Es ist aber auch echt ein Kreuz mit uns Eltern. Der Kleine darf Mitte Oktober nicht in kurzen Hosen in die Kita. Er kriegt jeden Tag kein Schoko-Crossaint. Er darf statt zu Frühstücken nicht in den Spielekeller und er darf weder Trödeln noch sich nicht alleine anziehen wollen. Verbote, Verbote, Verbote wo man hinschaut!

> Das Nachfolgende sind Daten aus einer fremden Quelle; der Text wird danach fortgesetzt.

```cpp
struct CW {
  float* wt = nullptr; float* bias = nullptr; void* split = nullptr; void* blk = nullptr;
  int N = 0, KH = 0, KW = 0, CinP = 0;
  float w_mul = 1.f;
};
struct RB { CW c0, c1, res; int cout = 0; };
struct Up { CW conv; CW gemm; bool lowres = false; float* lnw = nullptr; float* lnb = nullptr; RB rb; };
struct Down { float* lnw = nullptr; float* lnb = nullptr; CW conv, gemm; };
// ... 297 lines not shown
    const float am = a_mul_override > 0.f ? a_mul_override : ((a_scale && !pre_table) ? A_MUL_GRN : A_MUL);
    d.arith = m->arith; d.a_mul = am; d.acc_mul = 1.f / (am * w.w_mul);
    if (in2) { d.wt2_split = w2->split; d.wt2_blk = w2->blk; d.acc_mul2 = 1.f / (am * w2->w_mul); }
    int split_k = 1;
    const bool dense_rows = d.in_sy == (int64_t)d.W * d.in_sx && d.in_sb == (int64_t)d.H * d.in_sy;
    const bool gemm_pc = d.KH == 1 && d.KW == 1 && sh == 1 && sw == 1 && ph == 0 && pw == 0 && !in2 && d.Ho == d.H && d.Wo == d.W &&
                         d.Cin % 32 == 0 && d.CinP == d.Cin && dense_rows && (!a_scale || d.H * d.W >= 128 || d.H * d.W == 64);
    const bool patch_pc = d.KH == 3 && d.KW == 3 && sh == 1 && sw == 1 && ph == 1 && pw == 1 && d.Ho == d.H && d.Wo == d.W && !a_scale &&
                          d.W % 16 == 0 && d.H % 8 == 0;
    if (pre_table) {
      d.tile_hint = (d.N % 192 == 0 ? (VS_CONV_TILE_HI | 0) : 15) | VS_CONV_PRE;
    } else if (sumsq) {
      d.sumsq_part = sumsq;
    } else if (gemm_pc && a_scale && m->arith == 2 && d.N % 96 == 0 && d.H * d.W >= 128 && d.CinP <= 3072 &&
               (((int64_t)d.B * d.H * d.W + 127) / 128) * ((d.N + 127) / 128) < 256 && (((int64_t)d.B * d.H * d.W + 127) / 128) * ((d.N + 95) / 96) >= 200) {
      d.tile_hint = VS_CONV_TILE_HI | 10;
    } else if (gemm_pc) {
      const int64_t rows = (int64_t)d.B * d.H * d.W;
      const int64_t blocks = ((rows + 127) / 128) * ((d.N + 127) / 128);
      const int pairs = d.CinP / 32;
      int sk = 1;
      while (blocks * sk < 256 && pairs % (sk * 2) == 0 && pairs / (sk * 2) >= 4) sk *= 2;
      if (!a_scale || d.CinP / sk <= 3072) split_k = sk;
    } else if (patch_pc && d.N >= 128 && d.CinP >= 128) {
      const int64_t blocks = (int64_t)d.B * (d.H / 8) * (d.W / 16) * (d.N % 192 == 0 ? (d.N + 191) / 192 : (d.N + 127) / 128);
      const int spt = d.CinP / 16;
      const int cands[5] = {2, 3, 4, 6, 8};
      for (int cand : cands) {
        if (blocks * split_k >= 192) break;
        if (spt % cand == 0 && spt / cand >= 2) split_k = cand;
      }
    }
    if (split_k > 1) {
      const int ws_ld = rup(w.N, 4);
      const int slices = split_k + ((patch_pc && in2) ? 1 : 0);
      d.splitk_ws = alloc((int64_t)slices * out.rows() * ws_ld);
      d.splitk_ld = ws_ld;
      d.split_k = split_k;
      d.tile_hint = d.KH == 3 ? (d.N % 192 == 0 ? VS_CONV_TILE_HI | 0 : 15) : (VS_CONV_TILE_HI | (d.N % 192 == 0 ? 2 : 1));
    }
    if (grn_part) {
      const int t = (d.tile_hint & 0xf) + ((d.tile_hint & VS_CONV_TILE_HI) ? 16 : 0);
      if ((t == 17 || t == 18 || t == 26) && grn_hw % 32 == 0 && grn_hw / 32 <= 16 && d.CinP == grn_c4 && a_scale_ld == grn_c4) {
        d.grn_part = grn_part; d.grn_gamma = grn_gamma; d.grn_nchunk = grn_hw / 32;
      } else if (live()) {
        chk(vs_grn_scale_from_partials(grn_part, d.B, grn_hw, grn_c4, grn_gamma, const_cast<float*>(a_scale), a_scale_ld, st));
      }
    }
    if (live()) chk(vs_conv_gemm(&d, st));
  }
  void layernorm(const Act& x, const float* w, const float* b, const Act& out, int act_ = VS_ACT_NONE) {
    if (live()) chk(vs_layernorm_act(x.p, x.rows(), x.C, x.ld, w, b, 1e-6f, act_, out.p, out.ld, st));
  }
  Act resblock(const Act& x, const RB& p, const Act* out_in = nullptr) {
    const int tk = p.cout == 16 ? 16 : 32;
    if ((p.cout == 16 || (p.cout == 32 && m->arith == 2)) && x.ld <= tk && p.c0.CinP == tk && p.c1.CinP == tk && p.res.CinP == tk &&
        (!out_in || out_in->ld == p.cout) && vs_resblock_thin_supported(x.ld, p.cout, p.cout)) {
      Act out = out_in ? *out_in : act(x.B, x.H, x.W, p.cout);
      vs_resblock_thin_desc_t d;
      std::memset(&d, 0, sizeof(d));
      d.x = x.p; d.x_ld = x.ld; d.B = x.B; d.H = x.H; d.W = x.W; d.Cin = x.ld;
      d.w0_split = p.c0.split; d.w1_split = p.c1.split; d.wr_split = p.res.split;
      d.b0 = p.c0.bias; d.b1 = p.c1.bias; d.br = p.res.bias;
      d.arith = m->arith; d.Cout = p.cout; d.a_mul = A_MUL;
      d.acc_mul0 = 1.f / (A_MUL * p.c0.w_mul); d.acc_mul1 = 1.f / (A_MUL * p.c1.w_mul); d.acc_mulr = 1.f / (A_MUL * p.res.w_mul);
      d.out = out.p; d.out_ld = out.ld;
      if (live()) chk(vs_resblock_thin(&d, st));
      return out;
    }
    Act t = act(x.B, x.H, x.W, p.cout);
    conv(x, p.c0, t, 1, 1, VS_PAD_ZERO, VS_ACT_RELU);
    Act out = out_in ? *out_in : act(x.B, x.H, x.W, p.cout);
    conv(t, p.c1, out, 1, 1, VS_PAD_ZERO, VS_ACT_RELU, 0, out.ld != rup(p.cout, 4) ? p.cout : -1, nullptr, &x, &p.res);
    return out;
  }
  void gemm_pl(int B, int H, int W, const CW& w, const void* in_pl, const Act& out, int act_, const Act* res, float* sumsq, int split_k,
               float am = A_MUL, int sumsq_hw = 0) {
    vs_conv_desc_t d;
    std::memset(&d, 0, sizeof(d));
    d.B = B; d.H = H; d.W = W; d.Cin = w.CinP; d.KH = d.KW = 1; d.SH = d.SW = 1; d.Ho = H; d.Wo = W;
    d.wt = w.wt; d.CinP = w.CinP; d.N = w.N; d.bias = w.bias; d.act = act_;
    d.wt_split = w.split; d.wt_blk = w.blk; d.arith = 2; d.a_mul = am; d.acc_mul = 1.f / (am * w.w_mul);
    d.in_pl = in_pl;
    d.out = out.p; d.out_ld = out.ld; d.n_store = out.ld;
    if (res) { d.res = res->p; d.res_ld = res->ld; }
    d.sumsq_part = sumsq;
    d.sumsq_hw = sumsq_hw;
    if (split_k > 1) {
      const int ws_ld = rup(w.N, 4);
      d.splitk_ws = alloc((int64_t)split_k * out.rows() * ws_ld);
      d.splitk_ld = ws_ld;
      d.split_k = split_k;
    }
    d.tile_hint = VS_CONV_TILE_HI | 8;
    if (live()) chk(vs_conv_gemm(&d, st));
  }
  void conv_pl(int B, int H, int W, const CW& w, const void* in_pl, void* out_pl, const Act* out, const CW* w2 = nullptr,
               const void* in2_pl = nullptr, const float* pre_table = nullptr, int64_t pre_ld = 0) {
    vs_conv_desc_t d;
    std::memset(&d, 0, sizeof(d));
    d.B = B; d.H = H; d.W = W; d.Cin = w.CinP; d.KH = d.KW = 3; d.SH = d.SW = 1; d.PH = d.PW = 1; d.pad_mode = VS_PAD_ZERO; d.Ho = H; d.Wo = W;
    d.wt = w.wt; d.CinP = w.CinP; d.N = w.N; d.bias = w.bias; d.act = VS_ACT_RELU;
    d.wt_split = w.split; d.wt_blk = w.blk; d.arith = 2; d.a_mul = A_MUL; d.acc_mul = 1.f / (A_MUL * w.w_mul);
    d.in_pl = in_pl; d.out_pl = out_pl;
    if (w2) {
      d.in2_pl = in2_pl; d.Cin2 = d.Cin2P = w2->CinP; d.wt2 = w2->wt; d.bias2 = w2->bias; d.wt2_split = w2->split; d.wt2_blk = w2->blk;
      d.acc_mul2 = 1.f / (A_MUL * w2->w_mul);
    }
    d.n_store = w.N;
    if (out) { d.out = out->p; d.out_ld = out->ld; d.n_store = out->ld != rup(w.N, 4) ? w.N : out->ld; }
    d.tile_hint = VS_CONV_TILE_HI | 6;
    if (pre_table) { d.a_scale = pre_table; d.a_scale_ld = pre_ld; d.tile_hint |= VS_CONV_PRE; }
    if (live()) chk(vs_conv_gemm(&d, st));
  }
  Act bottleneck_planes(const Act& x, int j0, const Act* last_out, void* xpl_in = nullptr) {
    const int B = x.B, H = x.H, W = x.W, C = x.C;
    const int64_t pl_floats = x.rows() * C;
    void* xpl = xpl_in ? xpl_in : alloc(pl_floats);
// ... 81 lines not shown
            chk(vs_to_planes(h3.p, h3.rows(), h3.C, h3.ld, A_MUL, h3pl, st));
          }
          conv_pl(B, h3.H, h3.W, m->b0_lat, latpl, tpl, nullptr, nullptr, nullptr, table, n_msgs == 1 ? 0 : 9 * (int64_t)N);
          conv_pl(B, h3.H, h3.W, rb.c1, tpl, xpl, nullptr, &rb.res, h3pl);
          cur = nxt;
          cur_pl = xpl;
          continue;
        }
        Act t = act(B, h3.H, h3.W, N);
        conv(h3, m->b0_lat, t, 1, 1, VS_PAD_ZERO, VS_ACT_RELU, 0, -1, nullptr, nullptr, nullptr, table, n_msgs == 1 ? 0 : 9 * (int64_t)N, nullptr,
             nullptr, nullptr, m->zc.back(), true);
        Act out = act(B, h3.H, h3.W, N);
        conv(t, rb.c1, out, 1, 1, VS_PAD_ZERO, VS_ACT_RELU, 0, -1, nullptr, &h3, &rb.res);
        cur = out;
        continue;
      }
      if (j >= 1 && planes_ok(cur, j)) {
        Act v2 = view;
        const bool d2 = j == c.num_blocks - 1 ? direct : lowres_cat(0, cur, v2);
        cur = bottleneck_planes(cur, j, d2 ? &v2 : nullptr, cur_pl);
        break;
      }
      cur = resblock(cur, rb, direct ? &view : nullptr);
    }
    for (int k = 0; k < nlev; ++k) {
      const Act skip = hid.back();
      hid.pop_back();
      const Up& up = m->ups[k];
      Act ln{};
      if (up.lowres && cur.ld == cur.C && fused_ok(k, cur.C, skip.C)) {
        const int co = up.gemm.N / 9;
        ln = act(B, 2 * cur.H, 2 * cur.W, co);
        if (live()) chk(vs_upconv_fused(cur.p, cur.C, cur.ld, skip.p, skip.C, skip.ld, 0.70710678118654752440f, up.gemm.split, B, cur.H, cur.W, co,
                                        up.lnw, up.lnb, 1e-6f, VS_ACT_RELU, ln.p, ln.ld, m->arith, A_MUL, 1.f / (A_MUL * up.gemm.w_mul), st));
      } else if (up.lowres) {
        const int co = up.gemm.N / 9;
        const bool direct = cur.ld == cur.C + skip.C;
        Act lc = direct ? Act{cur.p, B, cur.H, cur.W, cur.C + skip.C, cur.ld} : act(B, cur.H, cur.W, cur.C + skip.C);
        if (live()) chk(vs_cat2_scale(direct ? nullptr : cur.p, cur.C, cur.ld, skip.p, skip.C, skip.ld, 0.70710678118654752440f, lc.rows(), lc.p, lc.ld, st));
        Act z = act(B, lc.H, lc.W, 9 * co);
        conv(lc, up.gemm, z);
        ln = act(B, 2 * lc.H, 2 * lc.W, co);
        if (live()) chk(vs_upconv_gather_ln(z.p, z.ld, B, lc.H, lc.W, co, up.lnw, up.lnb, 1e-6f, VS_ACT_RELU, ln.p, ln.ld, st));
      } else {
        Act cat = act(B, 2 * cur.H, 2 * cur.W, cur.C + skip.C);
        if (live()) chk(vs_upcat2x(cur.p, cur.C, cur.ld, skip.p, skip.C, skip.ld, 0.70710678118654752440f, B, cur.H, cur.W, cat.p, cat.ld, st));
        Act cv = act(B, cat.H, cat.W, up.conv.N);
        conv(cat, up.conv, cv, 1, 1, VS_PAD_REFLECT);
        ln = act(B, cat.H, cat.W, up.conv.N);
        layernorm(cv, up.lnw, up.lnb, ln, VS_ACT_RELU);
      }
      Act view{};
      const bool direct = lowres_cat(k + 1, Act{nullptr, B, ln.H, ln.W, up.rb.cout, 0}, view);
      cur = resblock(ln, up.rb, direct ? &view : nullptr);
    }
    float* delta = alloc((int64_t)B * c.out_ch * cur.H * cur.W);
    if (live()) chk(vs_outc_tanh(cur.p, (int64_t)cur.H * cur.W, B, cur.C, cur.ld, m->outc_w, m->outc_b, c.out_ch, c.last_tanh ? 1 : 0, delta, st));
    Sh = cur.H; Sw = cur.W;
    return delta;
  }
  void extractor(const Act& x, float* logits) {
    const vs_model_cfg_t& c = m->c;
    const int B = x.B, s = c.stem_stride;
    int Ho = (x.H - 4) / s + 1, Wo = (x.W - 4) / s + 1;
    Act cur = act(B, Ho, Wo, c.dims[0], xld(c.dims[0]));
    const int co = c.dims[0];
    static const bool stem_fused = [] { const char* e = getenv("VIDEOSEAL_STEM_FUSED"); return e && e[0] == '1'; }();
    if (stem_fused && x.ld == 4 && cur.ld == co && (co == 64 || co == 96 || co == 128) && m->stem.bias) {
      if (live()) chk(vs_stem_conv_ln(x.p, B, x.H, x.W, s, m->stem.wt, m->stem.bias, m->stem_lnw, m->stem_lnb, 1e-6f, co, cur.p, cur.ld, st));
    } else {
      Act t = act(B, Ho, Wo, c.dims[0]);
      { const int geom[7] = {Wo, s * 4, 16, s, 1, 0, 0}; conv(x, m->stem, t, 1, 0, VS_PAD_ZERO, VS_ACT_NONE, 0, -1, nullptr, nullptr, nullptr, nullptr, 0, nullptr, geom); }
      layernorm(t, m->stem_lnw, m->stem_lnb, cur);
    }
    for (int sti = 0; sti < 4; ++sti) {
      if (sti > 0) {
        const Down& dn = m->down[sti - 1];
        Ho = cur.H / 2; Wo = cur.W / 2;
        if (cur.ld == cur.C && cur.C % 8 == 0 && dn.gemm.CinP == 4 * cur.C && Ho > 0 && Wo > 0) {
          Act lnp = act(B, Ho, Wo, 4 * cur.C, 4 * cur.C);
          Act nxt = act(B, Ho, Wo, c.dims[sti], xld(c.dims[sti]));
          if (live()) chk(vs_layernorm_patch2x2(cur.p, B, cur.H, cur.W, cur.C, cur.ld, dn.lnw, dn.lnb, 1e-6f, lnp.p, st));
          conv(lnp, dn.gemm, nxt);
          cur = nxt;
        } else {
          Act ln = act(B, cur.H, cur.W, cur.C, cur.ld);
          layernorm(cur, dn.lnw, dn.lnb, ln);
          Act nxt = act(B, Ho, Wo, c.dims[sti], xld(c.dims[sti]));
          const int geom[7] = {Wo, 2 * ln.ld, 2 * ln.ld, 2, 1, 0, 0};
          conv(ln, dn.conv, nxt, 1, 0, VS_PAD_ZERO, VS_ACT_NONE, 0, -1, nullptr, nullptr, nullptr, nullptr, 0, nullptr, geom);
          cur = nxt;
        }
      }
      const int Cc = c.dims[sti], HW = cur.H * cur.W;
      Act tn = act(B, cur.H, cur.W, Cc, xld(Cc));
      Act hh = act(B, cur.H, cur.W, 4 * Cc, xld(4 * Cc));
      float* part = alloc((int64_t)((HW + 63) / 64) * B * 4 * Cc);
      float* part32 = alloc((int64_t)B * ((HW + 31) / 32) * 4 * Cc);
      float* scale = alloc((int64_t)B * hh.ld + 16);
      float* parts = (HW % 32 != 0 && HW >= 32) ? alloc((((int64_t)B * HW + 31) / 32) * 2 * 4 * Cc) : nullptr;
      const int64_t rows = cur.rows();
      const CW& pw1w = m->stages[sti].empty() ? m->stem : m->stages[sti][0].pw1;
      const bool pl1 = m->arith == 2 && ((rows + 255) / 256) * ((4 * Cc + 191) / 192) >= 200 && pw1w.CinP % 16 == 0 && !m->stages[sti].empty();
      bool pl2 = false;
      int sk2 = 1;
      if (m->arith == 2 && hh.ld >= 2048 && hh.ld % 16 == 0) {
// ... 258 lines not shown
```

Und nun hat er also gemerkt, dass wir Eltern teilweise um zehn schon so übermüdet sind, dass wir eingeschlafen sind. Und schlafende Eltern können nicht schimpfen. Für Loni beginnt also ab Halb Elf die schönste Zeit des Tages. Letztens sind wir durch laute Geräusche aus dem Kinderzimmer mitten in der Nacht aus dem Schlaf geschreckt. In Lonis Zimmer war Festtagsbeleuchtung und unser Sohn saß selig auf dem Teppich und spielte mit den Ninjago-Legomännchen, die er vorher von seinem Bruder geklaut hatte.
„Was machst du da?“, fragten wir fassungslos.
„Lego spielen!“
„Ab ins Bett! Ja spinnst denn du? Und morgen kommst du wieder nicht aus dem Bett!“
„Ich will aber Lego spielen!“
„Nein!“
Und schon war es wieder passiert. Das Kind begann, sich zu kratzen. „Meine Füße tun weh!“
Und erst nach dem Triumvirat der schwarzen Pädagogik „Drohen, Versprechen, Täuschen“, ging er freiwillig ins Bett.
Als wir das Licht löschten, hörten wir ihn gerade noch, wie er leise vor sich hin murmelte: „Dann stehe ich halt wieder auf, wenn ihr schläft.“
Ein einmaliges Ereignis? Mitnichten. Die letzten Wochen häuften sich die seltsamen nächtlichen Vorkommnisse in unserem Haus. Entweder wir haben einen Poltergeist, oder unser Kind hat ein eigenständiges Nachtleben, von dem wir nicht einmal ahnen, was es beinhaltet.
Erst freuten wir uns, dass wir morgens ohne ein Kind in unserem Bett aufwachten. Als wir das Licht in Lonis Zimmer anmachten, um ihn zu loben, war sein Bett leer. Hm, dachten wir. Dann hat er wohl bei seinem Bruder übernachtet. Als auch dort kein Loni zu sehen war, wurden wir unruhig. Ein leeres Kinderbett am Morgen ist nicht weniger als der Alptraum aller Eltern.
Als wir laut nach seinem Namen riefen, hörten wir es von unten kichern. Loni lag auf der Couch im Wohnzimmer. Er hatte dort übernachtet. „Aber Loni, da schläft man doch nur, wenn man mit der Mama gestritten hat“, wollte ich sagen. War aber zu erleichtert, dass der Kleine wieder aufgetaucht war.
Seitdem sperren wir jeden Abend die Haustüre doppelt zu und ziehen den Schlüssel ab. Und verstecken die Autoschlüssel. Sicher ist sicher. Wir haben bis heute nicht herausgefunden, was Loni die ganze Nacht über so treibt. Aber heute früh haben wir einen Teller voller angebissener Äpfel in seinem Zimmer entdeckt. Vielleicht macht er ja einfach nur nächtliche Brotzeit.